▼▼▼
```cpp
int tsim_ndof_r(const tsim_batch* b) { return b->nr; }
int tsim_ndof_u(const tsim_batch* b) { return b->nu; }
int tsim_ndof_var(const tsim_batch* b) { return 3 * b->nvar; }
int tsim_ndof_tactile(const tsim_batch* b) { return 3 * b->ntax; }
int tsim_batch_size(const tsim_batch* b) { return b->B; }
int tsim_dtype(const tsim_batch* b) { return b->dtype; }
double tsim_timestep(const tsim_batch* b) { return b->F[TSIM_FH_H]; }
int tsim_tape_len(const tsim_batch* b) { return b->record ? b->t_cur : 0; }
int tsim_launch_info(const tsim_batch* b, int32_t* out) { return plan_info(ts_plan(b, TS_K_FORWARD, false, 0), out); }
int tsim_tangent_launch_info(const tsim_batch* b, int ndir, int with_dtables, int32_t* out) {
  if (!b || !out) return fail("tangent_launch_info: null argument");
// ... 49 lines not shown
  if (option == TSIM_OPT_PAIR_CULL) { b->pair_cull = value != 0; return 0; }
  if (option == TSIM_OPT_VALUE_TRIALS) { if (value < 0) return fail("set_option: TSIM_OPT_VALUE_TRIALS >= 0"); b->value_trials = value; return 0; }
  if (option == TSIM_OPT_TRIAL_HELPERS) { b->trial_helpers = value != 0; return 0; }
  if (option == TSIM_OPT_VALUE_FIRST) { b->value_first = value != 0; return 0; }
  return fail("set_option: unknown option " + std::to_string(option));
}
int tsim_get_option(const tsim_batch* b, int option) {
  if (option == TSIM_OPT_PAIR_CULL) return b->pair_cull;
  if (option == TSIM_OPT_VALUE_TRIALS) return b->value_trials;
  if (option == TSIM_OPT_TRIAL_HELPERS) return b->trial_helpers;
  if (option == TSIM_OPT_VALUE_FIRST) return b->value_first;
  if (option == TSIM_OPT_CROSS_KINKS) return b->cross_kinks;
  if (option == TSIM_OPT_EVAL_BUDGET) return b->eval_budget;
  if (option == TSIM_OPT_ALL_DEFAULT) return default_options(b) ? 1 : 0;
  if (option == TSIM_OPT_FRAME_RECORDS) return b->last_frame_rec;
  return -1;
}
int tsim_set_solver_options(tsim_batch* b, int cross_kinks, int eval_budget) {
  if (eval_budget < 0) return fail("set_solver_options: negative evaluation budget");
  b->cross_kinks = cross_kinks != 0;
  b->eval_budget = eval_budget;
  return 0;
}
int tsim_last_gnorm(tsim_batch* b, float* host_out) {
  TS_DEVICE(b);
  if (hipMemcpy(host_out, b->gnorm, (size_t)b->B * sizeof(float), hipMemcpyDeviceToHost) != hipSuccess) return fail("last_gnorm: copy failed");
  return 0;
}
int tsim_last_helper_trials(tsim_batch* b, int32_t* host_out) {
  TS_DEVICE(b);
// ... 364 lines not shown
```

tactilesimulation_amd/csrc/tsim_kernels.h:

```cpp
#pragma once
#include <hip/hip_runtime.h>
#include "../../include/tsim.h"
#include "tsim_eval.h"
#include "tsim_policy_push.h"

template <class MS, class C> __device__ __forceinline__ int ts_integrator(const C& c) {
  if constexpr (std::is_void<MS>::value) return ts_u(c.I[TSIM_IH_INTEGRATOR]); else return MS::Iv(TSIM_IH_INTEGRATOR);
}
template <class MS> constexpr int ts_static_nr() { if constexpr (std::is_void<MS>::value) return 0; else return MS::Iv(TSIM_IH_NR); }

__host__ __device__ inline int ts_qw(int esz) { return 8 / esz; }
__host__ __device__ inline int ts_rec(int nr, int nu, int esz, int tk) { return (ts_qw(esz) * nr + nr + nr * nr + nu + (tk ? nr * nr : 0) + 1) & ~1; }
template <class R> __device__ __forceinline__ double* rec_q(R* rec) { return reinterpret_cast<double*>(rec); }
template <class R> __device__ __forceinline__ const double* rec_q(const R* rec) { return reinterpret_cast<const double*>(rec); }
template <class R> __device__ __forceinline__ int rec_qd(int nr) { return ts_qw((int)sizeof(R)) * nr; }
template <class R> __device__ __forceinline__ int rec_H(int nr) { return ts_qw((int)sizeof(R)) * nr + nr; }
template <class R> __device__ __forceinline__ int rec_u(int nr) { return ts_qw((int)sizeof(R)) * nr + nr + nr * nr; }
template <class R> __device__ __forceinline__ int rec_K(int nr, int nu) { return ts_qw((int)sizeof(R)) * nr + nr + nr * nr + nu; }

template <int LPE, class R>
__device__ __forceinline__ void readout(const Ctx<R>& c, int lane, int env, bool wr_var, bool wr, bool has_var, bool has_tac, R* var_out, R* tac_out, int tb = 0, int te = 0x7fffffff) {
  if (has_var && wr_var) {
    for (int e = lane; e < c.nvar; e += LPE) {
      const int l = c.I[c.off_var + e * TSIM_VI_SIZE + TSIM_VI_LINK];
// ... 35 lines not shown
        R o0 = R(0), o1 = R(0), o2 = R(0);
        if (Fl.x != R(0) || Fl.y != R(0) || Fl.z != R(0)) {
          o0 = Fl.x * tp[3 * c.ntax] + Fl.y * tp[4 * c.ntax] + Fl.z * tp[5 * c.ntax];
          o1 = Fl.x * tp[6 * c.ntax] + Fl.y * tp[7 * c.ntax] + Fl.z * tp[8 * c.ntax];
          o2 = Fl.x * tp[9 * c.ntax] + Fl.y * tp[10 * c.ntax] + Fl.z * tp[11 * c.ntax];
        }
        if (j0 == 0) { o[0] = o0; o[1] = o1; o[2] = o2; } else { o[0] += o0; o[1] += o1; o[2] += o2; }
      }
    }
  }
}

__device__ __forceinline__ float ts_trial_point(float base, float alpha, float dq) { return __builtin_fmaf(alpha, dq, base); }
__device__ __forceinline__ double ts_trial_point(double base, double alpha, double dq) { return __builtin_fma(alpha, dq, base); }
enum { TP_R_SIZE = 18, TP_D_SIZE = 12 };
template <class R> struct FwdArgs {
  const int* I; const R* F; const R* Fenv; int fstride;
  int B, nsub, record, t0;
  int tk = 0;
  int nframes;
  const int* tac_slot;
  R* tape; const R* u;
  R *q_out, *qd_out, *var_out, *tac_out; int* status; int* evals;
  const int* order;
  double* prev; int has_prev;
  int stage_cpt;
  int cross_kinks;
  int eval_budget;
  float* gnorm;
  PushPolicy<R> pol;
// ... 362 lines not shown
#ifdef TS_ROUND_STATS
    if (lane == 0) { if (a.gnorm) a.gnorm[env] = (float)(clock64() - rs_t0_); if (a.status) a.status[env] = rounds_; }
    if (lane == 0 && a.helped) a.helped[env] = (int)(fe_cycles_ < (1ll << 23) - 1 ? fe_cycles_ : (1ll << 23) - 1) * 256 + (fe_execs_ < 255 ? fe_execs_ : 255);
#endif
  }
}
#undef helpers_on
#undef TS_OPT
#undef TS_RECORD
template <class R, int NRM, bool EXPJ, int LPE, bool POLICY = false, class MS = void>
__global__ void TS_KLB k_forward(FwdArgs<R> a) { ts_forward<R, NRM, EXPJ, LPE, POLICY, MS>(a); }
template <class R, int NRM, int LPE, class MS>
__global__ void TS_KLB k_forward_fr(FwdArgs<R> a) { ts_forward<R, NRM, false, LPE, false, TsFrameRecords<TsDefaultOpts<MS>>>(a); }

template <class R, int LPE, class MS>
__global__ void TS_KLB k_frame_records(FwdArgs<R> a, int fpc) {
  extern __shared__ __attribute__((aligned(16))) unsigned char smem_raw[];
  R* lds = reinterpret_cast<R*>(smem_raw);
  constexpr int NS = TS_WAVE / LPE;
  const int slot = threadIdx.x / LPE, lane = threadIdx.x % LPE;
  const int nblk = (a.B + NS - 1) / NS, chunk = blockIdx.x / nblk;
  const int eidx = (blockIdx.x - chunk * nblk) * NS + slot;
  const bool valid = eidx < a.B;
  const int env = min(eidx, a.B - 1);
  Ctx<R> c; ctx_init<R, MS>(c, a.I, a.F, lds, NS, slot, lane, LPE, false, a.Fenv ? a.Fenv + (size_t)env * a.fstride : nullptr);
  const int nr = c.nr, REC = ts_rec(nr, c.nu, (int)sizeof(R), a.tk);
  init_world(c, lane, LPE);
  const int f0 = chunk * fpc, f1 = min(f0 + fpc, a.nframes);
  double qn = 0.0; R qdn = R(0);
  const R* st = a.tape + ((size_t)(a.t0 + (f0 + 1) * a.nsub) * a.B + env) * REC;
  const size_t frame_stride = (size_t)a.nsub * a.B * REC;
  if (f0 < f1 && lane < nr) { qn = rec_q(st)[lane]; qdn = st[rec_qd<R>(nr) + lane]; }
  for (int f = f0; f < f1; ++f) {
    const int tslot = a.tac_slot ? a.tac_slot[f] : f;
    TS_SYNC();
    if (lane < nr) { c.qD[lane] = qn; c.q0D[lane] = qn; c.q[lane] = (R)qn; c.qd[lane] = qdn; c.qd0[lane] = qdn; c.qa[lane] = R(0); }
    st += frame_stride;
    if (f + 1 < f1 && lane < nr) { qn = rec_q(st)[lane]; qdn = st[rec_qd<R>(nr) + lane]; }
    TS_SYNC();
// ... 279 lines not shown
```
▲▲▲
▼▼▼
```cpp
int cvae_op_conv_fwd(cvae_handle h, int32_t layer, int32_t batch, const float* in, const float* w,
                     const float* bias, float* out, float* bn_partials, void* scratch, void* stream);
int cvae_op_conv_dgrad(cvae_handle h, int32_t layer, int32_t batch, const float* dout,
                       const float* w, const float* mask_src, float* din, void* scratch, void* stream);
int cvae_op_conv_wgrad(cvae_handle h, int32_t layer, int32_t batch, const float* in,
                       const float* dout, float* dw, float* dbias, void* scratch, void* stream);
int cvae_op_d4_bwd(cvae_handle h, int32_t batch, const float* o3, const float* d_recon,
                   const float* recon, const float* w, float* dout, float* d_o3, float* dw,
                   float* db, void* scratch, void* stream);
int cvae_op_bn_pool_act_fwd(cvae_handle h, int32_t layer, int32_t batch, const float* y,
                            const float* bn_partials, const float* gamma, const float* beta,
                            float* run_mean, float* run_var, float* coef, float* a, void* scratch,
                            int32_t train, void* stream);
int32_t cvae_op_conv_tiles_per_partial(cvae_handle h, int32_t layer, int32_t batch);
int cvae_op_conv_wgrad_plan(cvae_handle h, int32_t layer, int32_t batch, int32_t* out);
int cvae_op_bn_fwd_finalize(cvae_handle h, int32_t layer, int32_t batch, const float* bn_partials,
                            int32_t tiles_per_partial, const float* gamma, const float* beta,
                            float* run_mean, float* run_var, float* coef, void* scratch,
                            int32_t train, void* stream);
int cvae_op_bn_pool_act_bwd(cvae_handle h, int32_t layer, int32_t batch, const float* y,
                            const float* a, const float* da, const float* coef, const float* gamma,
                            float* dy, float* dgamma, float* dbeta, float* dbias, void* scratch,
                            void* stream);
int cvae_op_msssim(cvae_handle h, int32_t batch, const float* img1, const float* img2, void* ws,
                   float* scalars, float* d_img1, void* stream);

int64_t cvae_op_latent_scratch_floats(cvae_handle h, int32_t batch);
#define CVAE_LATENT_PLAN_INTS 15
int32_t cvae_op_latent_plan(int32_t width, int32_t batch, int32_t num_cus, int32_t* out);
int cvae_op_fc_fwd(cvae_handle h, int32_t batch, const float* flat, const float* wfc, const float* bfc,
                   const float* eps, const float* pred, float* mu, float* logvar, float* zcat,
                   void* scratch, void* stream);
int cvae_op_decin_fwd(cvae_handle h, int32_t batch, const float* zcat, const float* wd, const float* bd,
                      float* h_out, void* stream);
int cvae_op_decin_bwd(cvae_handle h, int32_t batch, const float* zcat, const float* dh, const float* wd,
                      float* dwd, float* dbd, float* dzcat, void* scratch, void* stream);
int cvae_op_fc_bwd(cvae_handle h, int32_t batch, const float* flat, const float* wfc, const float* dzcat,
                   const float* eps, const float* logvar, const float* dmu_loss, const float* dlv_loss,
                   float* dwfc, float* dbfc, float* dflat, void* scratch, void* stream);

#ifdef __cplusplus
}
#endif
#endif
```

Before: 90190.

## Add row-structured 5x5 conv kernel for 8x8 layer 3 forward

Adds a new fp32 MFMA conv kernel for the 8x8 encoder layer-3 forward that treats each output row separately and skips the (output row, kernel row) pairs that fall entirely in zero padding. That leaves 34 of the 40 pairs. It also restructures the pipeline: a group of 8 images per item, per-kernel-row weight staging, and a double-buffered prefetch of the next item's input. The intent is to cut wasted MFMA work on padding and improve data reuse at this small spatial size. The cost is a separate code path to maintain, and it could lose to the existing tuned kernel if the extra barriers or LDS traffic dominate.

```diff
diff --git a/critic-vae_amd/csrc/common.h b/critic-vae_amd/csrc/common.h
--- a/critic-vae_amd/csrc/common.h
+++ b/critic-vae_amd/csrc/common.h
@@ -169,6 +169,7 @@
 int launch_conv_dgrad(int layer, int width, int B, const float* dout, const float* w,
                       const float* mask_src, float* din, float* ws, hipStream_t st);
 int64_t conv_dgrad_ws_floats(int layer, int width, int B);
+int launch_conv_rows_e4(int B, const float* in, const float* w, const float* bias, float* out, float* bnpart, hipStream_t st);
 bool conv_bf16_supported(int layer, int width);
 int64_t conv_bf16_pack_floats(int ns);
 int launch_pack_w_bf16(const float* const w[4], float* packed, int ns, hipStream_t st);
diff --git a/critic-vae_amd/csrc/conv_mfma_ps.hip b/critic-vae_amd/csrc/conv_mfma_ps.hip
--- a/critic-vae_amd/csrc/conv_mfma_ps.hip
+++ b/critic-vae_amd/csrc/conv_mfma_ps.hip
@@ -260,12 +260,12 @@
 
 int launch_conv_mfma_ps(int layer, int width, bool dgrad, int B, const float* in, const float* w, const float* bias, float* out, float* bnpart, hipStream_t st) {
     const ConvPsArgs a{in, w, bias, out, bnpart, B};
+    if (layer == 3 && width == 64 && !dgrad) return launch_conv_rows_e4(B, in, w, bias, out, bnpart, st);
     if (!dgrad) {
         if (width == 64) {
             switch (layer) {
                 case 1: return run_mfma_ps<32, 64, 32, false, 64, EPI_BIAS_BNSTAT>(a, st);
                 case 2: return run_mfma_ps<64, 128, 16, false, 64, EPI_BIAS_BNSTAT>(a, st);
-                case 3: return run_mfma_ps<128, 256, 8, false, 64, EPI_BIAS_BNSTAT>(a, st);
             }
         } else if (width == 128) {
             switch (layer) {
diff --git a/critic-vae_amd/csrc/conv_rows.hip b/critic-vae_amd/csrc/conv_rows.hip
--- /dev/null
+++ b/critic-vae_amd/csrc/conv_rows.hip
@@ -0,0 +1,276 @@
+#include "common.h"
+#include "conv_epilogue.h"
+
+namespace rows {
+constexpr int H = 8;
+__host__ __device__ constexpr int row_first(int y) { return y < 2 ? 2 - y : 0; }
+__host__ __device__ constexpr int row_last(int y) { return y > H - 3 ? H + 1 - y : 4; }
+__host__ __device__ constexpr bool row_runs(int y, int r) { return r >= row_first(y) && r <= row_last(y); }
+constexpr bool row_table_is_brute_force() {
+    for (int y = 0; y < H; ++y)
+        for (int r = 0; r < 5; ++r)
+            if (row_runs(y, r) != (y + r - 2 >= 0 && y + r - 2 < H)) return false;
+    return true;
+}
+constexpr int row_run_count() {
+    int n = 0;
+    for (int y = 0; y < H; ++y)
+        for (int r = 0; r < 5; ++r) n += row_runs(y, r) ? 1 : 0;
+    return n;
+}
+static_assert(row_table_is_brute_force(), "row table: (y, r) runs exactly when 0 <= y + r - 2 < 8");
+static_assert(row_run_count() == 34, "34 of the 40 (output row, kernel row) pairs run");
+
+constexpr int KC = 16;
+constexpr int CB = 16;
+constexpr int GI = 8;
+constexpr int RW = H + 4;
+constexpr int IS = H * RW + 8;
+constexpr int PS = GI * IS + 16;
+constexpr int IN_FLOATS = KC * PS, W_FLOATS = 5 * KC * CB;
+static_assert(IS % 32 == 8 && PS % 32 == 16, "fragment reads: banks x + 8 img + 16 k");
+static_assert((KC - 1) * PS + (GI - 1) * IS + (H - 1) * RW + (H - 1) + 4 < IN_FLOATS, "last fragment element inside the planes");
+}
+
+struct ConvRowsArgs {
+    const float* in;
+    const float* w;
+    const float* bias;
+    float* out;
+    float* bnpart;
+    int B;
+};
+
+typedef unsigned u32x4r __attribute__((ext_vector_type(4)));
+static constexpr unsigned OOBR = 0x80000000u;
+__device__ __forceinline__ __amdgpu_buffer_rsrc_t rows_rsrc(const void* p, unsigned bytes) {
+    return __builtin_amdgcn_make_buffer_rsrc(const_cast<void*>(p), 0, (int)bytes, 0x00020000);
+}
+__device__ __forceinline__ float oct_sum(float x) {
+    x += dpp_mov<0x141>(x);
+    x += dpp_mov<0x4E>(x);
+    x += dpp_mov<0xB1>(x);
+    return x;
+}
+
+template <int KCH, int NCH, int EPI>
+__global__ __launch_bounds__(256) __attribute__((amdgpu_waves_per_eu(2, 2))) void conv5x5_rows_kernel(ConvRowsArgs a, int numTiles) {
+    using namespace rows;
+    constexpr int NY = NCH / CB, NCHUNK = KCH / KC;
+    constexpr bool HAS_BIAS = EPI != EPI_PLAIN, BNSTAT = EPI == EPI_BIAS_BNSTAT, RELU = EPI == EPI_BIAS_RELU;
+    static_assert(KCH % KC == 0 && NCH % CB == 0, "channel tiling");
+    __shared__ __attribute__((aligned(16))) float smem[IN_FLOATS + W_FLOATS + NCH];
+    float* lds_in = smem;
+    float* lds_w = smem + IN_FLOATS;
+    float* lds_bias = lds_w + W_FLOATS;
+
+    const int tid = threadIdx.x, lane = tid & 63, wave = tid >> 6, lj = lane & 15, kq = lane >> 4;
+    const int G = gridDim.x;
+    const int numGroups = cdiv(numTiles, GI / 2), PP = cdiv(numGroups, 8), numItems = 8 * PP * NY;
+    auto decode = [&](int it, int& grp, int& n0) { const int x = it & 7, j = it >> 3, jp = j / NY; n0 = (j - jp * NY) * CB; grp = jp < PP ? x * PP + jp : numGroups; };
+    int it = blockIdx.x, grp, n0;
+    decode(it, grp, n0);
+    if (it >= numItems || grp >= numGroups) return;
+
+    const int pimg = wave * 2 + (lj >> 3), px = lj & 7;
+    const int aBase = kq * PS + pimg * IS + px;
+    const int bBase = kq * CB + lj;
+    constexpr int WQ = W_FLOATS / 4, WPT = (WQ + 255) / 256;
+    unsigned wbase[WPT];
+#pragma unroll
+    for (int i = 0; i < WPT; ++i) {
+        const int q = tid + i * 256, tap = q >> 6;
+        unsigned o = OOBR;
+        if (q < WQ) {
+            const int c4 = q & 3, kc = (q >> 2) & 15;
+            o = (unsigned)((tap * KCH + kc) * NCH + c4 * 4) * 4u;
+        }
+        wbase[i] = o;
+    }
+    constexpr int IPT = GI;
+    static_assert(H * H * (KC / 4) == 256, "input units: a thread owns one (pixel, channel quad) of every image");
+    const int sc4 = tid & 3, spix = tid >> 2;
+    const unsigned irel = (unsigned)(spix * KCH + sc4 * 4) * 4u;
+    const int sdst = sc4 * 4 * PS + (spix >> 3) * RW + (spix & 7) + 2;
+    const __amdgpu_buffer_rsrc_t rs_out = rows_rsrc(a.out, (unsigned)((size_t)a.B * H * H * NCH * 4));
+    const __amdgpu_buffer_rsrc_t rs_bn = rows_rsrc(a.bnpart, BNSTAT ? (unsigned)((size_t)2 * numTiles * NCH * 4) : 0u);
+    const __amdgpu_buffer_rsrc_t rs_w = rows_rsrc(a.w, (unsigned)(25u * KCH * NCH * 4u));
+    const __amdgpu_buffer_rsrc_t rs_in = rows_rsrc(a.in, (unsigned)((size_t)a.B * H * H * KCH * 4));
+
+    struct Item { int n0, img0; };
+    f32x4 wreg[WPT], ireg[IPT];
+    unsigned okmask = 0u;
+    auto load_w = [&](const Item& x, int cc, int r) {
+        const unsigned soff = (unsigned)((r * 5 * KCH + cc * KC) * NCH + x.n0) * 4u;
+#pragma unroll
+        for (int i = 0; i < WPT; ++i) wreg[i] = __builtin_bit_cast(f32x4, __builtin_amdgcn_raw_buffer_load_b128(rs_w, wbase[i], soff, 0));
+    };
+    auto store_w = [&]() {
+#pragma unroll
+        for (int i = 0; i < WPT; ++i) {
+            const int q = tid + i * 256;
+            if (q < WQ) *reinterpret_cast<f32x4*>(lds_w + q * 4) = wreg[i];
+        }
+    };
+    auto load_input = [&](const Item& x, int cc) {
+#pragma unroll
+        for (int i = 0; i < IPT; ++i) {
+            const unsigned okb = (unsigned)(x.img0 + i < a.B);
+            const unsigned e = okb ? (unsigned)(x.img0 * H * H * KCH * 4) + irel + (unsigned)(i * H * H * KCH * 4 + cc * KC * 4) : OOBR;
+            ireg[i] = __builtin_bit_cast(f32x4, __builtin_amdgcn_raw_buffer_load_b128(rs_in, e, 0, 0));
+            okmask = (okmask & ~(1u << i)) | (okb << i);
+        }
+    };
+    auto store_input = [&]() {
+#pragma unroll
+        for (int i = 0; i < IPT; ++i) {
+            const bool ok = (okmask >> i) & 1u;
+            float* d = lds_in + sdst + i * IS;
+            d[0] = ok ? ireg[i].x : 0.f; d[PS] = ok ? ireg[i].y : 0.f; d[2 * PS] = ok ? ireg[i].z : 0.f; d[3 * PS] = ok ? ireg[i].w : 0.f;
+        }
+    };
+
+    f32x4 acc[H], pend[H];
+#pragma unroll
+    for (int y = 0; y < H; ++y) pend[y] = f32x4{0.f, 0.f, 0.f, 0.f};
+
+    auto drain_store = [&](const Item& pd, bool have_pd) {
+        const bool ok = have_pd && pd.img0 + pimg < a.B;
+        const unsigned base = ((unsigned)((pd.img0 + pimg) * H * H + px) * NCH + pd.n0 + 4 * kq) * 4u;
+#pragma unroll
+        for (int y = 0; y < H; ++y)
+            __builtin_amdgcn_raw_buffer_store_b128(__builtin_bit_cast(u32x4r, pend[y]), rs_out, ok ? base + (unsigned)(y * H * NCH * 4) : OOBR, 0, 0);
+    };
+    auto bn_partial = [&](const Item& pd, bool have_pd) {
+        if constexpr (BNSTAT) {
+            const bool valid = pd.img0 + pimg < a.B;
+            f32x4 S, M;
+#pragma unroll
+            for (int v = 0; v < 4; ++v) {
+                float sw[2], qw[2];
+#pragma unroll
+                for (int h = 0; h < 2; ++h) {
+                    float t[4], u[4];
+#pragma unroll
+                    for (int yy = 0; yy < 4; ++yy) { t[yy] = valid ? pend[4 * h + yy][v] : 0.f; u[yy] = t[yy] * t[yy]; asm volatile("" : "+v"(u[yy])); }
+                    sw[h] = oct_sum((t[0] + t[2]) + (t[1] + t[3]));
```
▲▲▲
▼▼▼
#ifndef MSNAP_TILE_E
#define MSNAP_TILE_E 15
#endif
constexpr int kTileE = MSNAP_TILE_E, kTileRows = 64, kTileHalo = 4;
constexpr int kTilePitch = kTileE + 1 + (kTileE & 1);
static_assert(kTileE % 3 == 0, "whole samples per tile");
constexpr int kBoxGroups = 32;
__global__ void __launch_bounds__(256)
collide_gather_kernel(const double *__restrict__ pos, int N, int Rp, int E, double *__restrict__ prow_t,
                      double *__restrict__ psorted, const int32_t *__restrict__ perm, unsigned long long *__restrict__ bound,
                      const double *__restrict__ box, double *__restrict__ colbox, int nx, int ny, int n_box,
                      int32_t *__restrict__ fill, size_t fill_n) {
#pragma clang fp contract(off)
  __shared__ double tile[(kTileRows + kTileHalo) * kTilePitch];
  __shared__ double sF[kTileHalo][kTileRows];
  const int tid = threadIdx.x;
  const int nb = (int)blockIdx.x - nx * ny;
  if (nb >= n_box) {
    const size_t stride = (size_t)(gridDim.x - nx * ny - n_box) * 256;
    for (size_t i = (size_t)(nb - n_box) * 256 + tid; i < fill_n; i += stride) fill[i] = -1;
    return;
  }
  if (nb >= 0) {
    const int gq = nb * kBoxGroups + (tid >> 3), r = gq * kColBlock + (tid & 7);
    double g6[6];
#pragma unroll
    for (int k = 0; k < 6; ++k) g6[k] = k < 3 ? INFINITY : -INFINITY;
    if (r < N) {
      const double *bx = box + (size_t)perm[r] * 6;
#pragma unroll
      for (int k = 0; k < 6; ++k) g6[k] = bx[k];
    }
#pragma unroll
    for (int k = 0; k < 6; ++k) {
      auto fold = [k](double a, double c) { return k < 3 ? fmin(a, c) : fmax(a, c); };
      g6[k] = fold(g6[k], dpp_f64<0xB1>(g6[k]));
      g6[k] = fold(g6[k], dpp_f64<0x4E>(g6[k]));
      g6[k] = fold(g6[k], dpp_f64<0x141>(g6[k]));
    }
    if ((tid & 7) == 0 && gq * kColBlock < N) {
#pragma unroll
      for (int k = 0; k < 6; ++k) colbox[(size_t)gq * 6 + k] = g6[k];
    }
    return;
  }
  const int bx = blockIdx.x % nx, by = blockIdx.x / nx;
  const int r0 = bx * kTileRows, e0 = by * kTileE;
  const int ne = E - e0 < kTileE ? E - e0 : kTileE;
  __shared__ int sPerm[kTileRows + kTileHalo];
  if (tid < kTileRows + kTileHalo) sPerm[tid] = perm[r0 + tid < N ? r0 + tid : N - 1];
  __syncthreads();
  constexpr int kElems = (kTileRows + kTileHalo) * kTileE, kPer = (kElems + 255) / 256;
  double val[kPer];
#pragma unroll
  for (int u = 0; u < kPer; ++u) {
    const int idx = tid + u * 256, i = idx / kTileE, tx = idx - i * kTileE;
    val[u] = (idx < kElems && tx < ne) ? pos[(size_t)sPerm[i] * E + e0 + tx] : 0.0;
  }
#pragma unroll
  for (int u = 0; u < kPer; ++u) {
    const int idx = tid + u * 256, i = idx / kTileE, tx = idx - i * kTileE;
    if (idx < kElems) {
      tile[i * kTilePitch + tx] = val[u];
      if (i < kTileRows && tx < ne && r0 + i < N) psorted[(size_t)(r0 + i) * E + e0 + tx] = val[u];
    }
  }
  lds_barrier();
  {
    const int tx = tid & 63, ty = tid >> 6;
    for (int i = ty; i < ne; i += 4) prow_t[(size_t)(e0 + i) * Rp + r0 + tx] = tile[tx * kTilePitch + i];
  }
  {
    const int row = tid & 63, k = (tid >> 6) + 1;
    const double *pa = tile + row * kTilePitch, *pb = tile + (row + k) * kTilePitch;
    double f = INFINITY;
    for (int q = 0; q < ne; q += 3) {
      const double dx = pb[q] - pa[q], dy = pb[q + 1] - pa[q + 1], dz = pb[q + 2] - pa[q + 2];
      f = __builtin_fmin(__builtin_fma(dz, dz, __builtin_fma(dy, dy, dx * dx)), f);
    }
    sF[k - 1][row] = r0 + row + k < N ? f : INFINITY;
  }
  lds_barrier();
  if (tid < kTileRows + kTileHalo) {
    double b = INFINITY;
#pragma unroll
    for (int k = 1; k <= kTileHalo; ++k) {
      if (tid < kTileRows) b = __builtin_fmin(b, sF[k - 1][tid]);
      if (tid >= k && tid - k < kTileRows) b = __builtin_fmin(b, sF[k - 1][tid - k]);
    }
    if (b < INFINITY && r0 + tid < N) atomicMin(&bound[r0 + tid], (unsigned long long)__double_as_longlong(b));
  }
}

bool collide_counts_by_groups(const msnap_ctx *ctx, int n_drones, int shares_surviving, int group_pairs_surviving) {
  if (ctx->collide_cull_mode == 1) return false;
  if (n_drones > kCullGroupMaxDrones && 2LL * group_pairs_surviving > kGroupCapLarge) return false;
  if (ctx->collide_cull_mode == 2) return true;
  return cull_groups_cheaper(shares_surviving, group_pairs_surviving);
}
▲▲▲
[Task item]
From the data above, output exactly the lines between the one containing "#ifndef MSNAP_TILE_E" and the one containing "const size_t stride", counting both of them.

[Written response]
#ifndef MSNAP_TILE_E
#define MSNAP_TILE_E 15
#endif
constexpr int kTileE = MSNAP_TILE_E, kTileRows = 64, kTileHalo = 4;
constexpr int kTilePitch = kTileE + 1 + (kTileE & 1);
static_assert(kTileE % 3 == 0, "whole samples per tile");
constexpr int kBoxGroups = 32;
__global__ void __launch_bounds__(256)
collide_gather_kernel(const double *__restrict__ pos, int N, int Rp, int E, double *__restrict__ prow_t,
                      double *__restrict__ psorted, const int32_t *__restrict__ perm, unsigned long long *__restrict__ bound,
                      const double *__restrict__ box, double *__restrict__ colbox, int nx, int ny, int n_box,
                      int32_t *__restrict__ fill, size_t fill_n) {
#pragma clang fp contract(off)
  __shared__ double tile[(kTileRows + kTileHalo) * kTilePitch];
  __shared__ double sF[kTileHalo][kTileRows];
  const int tid = threadIdx.x;
  const int nb = (int)blockIdx.x - nx * ny;
  if (nb >= n_box) {
    const size_t stride = (size_t)(gridDim.x - nx * ny - n_box) * 256;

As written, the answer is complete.